Beginning with the first line and ending with the one containing "sizes = (ctypes.c_int64", copy the lines of the listing below exactly; omit everything else.

== Segment start ==

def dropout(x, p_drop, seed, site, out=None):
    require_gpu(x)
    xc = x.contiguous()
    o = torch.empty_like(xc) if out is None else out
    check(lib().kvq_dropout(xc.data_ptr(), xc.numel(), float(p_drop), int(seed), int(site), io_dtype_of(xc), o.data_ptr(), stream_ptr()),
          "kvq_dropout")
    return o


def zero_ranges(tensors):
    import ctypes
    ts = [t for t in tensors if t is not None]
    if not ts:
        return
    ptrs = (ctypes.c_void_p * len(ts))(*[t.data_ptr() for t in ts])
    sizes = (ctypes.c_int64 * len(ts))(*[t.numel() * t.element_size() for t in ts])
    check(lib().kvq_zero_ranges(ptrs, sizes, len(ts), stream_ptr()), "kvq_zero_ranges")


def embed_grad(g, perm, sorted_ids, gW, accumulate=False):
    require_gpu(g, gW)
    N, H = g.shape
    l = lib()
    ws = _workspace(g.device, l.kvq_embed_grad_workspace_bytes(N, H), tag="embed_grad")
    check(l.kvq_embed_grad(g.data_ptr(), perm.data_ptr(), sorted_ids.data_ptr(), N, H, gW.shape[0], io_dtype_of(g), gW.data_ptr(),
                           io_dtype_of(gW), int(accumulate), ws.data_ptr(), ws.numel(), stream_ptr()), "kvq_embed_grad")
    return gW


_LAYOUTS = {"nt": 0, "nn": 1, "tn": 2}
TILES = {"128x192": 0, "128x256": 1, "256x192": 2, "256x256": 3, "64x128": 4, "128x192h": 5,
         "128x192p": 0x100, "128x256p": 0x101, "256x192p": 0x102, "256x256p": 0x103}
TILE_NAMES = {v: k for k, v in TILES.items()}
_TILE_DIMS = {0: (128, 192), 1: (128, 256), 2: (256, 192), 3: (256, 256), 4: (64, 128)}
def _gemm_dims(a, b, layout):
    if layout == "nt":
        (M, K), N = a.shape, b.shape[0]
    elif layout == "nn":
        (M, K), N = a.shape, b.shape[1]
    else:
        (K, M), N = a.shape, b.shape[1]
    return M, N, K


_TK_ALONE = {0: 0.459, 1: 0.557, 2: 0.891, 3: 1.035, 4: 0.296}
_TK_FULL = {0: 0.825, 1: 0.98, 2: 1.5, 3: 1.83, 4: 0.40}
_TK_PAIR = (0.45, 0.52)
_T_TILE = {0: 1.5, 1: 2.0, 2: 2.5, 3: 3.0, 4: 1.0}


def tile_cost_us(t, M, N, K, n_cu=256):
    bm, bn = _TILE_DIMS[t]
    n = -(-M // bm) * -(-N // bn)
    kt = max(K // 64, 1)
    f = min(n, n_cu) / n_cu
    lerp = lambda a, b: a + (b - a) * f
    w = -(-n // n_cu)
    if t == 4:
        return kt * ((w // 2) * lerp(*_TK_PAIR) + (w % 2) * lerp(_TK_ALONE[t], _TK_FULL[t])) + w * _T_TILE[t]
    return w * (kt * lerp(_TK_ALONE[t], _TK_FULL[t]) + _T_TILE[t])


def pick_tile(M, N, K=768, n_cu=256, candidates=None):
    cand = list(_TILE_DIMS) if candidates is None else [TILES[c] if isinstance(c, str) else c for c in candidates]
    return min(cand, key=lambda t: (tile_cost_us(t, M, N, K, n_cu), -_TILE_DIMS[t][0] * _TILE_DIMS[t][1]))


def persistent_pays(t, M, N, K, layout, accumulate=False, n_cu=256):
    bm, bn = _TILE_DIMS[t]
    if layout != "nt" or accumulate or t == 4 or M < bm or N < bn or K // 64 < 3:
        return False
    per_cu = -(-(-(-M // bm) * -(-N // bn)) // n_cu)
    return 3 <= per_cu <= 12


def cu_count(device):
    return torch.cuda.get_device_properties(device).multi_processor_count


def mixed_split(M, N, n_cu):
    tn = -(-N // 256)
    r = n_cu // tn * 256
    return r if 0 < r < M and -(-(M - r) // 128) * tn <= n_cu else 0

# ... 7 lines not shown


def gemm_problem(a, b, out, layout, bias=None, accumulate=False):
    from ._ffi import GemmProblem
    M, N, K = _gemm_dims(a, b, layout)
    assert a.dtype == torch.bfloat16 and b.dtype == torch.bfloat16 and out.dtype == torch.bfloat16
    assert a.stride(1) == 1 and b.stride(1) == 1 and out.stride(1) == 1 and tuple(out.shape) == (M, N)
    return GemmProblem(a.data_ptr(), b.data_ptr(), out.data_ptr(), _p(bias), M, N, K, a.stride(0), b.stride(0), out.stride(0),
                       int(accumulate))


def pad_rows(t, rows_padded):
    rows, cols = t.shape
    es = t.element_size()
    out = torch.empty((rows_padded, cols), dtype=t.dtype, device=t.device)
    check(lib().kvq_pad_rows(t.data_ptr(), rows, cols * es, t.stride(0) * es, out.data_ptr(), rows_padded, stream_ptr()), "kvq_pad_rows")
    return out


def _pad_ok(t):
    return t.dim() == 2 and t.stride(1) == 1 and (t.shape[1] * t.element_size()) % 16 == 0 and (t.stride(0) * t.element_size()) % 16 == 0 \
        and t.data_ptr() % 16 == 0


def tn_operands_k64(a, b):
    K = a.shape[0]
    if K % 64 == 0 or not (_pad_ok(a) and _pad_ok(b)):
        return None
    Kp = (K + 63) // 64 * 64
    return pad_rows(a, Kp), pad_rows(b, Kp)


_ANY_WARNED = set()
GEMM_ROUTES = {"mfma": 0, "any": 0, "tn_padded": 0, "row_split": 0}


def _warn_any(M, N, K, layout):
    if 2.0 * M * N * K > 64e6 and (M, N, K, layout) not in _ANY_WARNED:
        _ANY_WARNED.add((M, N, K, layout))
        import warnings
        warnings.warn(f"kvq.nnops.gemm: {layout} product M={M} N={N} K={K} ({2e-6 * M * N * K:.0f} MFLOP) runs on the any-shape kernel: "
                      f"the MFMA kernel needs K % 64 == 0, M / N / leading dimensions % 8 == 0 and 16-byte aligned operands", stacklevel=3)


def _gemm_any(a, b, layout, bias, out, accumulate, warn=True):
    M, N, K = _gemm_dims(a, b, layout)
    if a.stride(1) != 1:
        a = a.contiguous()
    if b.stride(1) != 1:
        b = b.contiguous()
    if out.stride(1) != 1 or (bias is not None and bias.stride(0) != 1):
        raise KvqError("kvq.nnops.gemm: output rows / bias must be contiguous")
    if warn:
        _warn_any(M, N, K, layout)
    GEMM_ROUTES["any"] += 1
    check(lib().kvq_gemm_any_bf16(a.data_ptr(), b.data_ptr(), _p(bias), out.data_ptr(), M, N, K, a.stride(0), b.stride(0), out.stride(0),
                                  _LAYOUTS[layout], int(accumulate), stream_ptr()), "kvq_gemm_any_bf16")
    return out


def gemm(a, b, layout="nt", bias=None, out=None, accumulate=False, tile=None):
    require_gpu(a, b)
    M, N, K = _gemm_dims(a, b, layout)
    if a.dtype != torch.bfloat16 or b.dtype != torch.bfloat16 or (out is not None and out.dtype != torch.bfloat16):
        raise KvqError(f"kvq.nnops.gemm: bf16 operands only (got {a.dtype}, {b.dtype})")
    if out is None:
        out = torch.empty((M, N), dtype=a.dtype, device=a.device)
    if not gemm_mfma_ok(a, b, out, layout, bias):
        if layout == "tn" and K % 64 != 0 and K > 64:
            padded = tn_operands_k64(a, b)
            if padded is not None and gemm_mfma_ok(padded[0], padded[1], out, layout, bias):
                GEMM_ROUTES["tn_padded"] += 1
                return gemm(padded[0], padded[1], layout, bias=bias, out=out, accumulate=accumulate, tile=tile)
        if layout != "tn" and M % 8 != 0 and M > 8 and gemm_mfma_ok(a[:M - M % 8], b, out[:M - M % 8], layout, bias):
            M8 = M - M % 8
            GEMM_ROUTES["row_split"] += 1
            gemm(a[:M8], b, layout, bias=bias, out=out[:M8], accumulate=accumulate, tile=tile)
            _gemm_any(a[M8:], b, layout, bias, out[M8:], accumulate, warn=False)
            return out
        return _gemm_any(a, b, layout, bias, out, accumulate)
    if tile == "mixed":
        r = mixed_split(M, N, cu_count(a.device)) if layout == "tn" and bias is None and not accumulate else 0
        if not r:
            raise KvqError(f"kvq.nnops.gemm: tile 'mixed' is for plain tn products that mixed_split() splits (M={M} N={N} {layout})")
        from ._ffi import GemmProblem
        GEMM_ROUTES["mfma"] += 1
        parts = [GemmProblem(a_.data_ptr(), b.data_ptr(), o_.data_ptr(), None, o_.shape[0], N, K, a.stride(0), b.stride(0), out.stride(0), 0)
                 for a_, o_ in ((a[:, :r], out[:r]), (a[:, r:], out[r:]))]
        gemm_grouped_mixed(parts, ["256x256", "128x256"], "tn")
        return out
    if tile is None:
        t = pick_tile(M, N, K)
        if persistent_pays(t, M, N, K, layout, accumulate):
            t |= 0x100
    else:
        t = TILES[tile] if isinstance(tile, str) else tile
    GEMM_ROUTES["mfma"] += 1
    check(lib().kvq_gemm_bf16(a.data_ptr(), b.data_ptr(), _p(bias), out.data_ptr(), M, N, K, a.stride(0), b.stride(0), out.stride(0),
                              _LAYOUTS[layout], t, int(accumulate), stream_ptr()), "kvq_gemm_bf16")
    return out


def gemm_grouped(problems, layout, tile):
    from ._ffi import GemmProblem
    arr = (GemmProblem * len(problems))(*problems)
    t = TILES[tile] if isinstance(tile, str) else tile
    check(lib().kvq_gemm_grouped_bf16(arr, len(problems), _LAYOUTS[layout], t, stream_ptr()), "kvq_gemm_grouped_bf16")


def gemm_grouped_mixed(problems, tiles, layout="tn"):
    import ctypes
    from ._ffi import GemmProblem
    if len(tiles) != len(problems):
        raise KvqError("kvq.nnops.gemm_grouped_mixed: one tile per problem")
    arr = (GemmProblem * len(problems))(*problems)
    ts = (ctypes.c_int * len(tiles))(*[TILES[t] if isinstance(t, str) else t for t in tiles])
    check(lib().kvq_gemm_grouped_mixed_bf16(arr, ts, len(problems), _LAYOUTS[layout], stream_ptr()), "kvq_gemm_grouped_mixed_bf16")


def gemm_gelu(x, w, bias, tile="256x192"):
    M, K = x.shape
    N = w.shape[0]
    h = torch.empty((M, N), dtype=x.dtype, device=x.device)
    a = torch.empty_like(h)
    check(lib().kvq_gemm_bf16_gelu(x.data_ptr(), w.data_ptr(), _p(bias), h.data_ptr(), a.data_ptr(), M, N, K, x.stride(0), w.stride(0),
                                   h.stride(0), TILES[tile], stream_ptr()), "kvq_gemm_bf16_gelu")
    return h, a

== Segment end ==

ANSWER TO THIS PROBLEM =>
def dropout(x, p_drop, seed, site, out=None):
    require_gpu(x)
    xc = x.contiguous()
    o = torch.empty_like(xc) if out is None else out
    check(lib().kvq_dropout(xc.data_ptr(), xc.numel(), float(p_drop), int(seed), int(site), io_dtype_of(xc), o.data_ptr(), stream_ptr()),
          "kvq_dropout")
    return o


def zero_ranges(tensors):
    import ctypes
    ts = [t for t in tensors if t is not None]
    if not ts:
        return
    ptrs = (ctypes.c_void_p * len(ts))(*[t.data_ptr() for t in ts])
    sizes = (ctypes.c_int64 * len(ts))(*[t.numel() * t.element_size() for t in ts])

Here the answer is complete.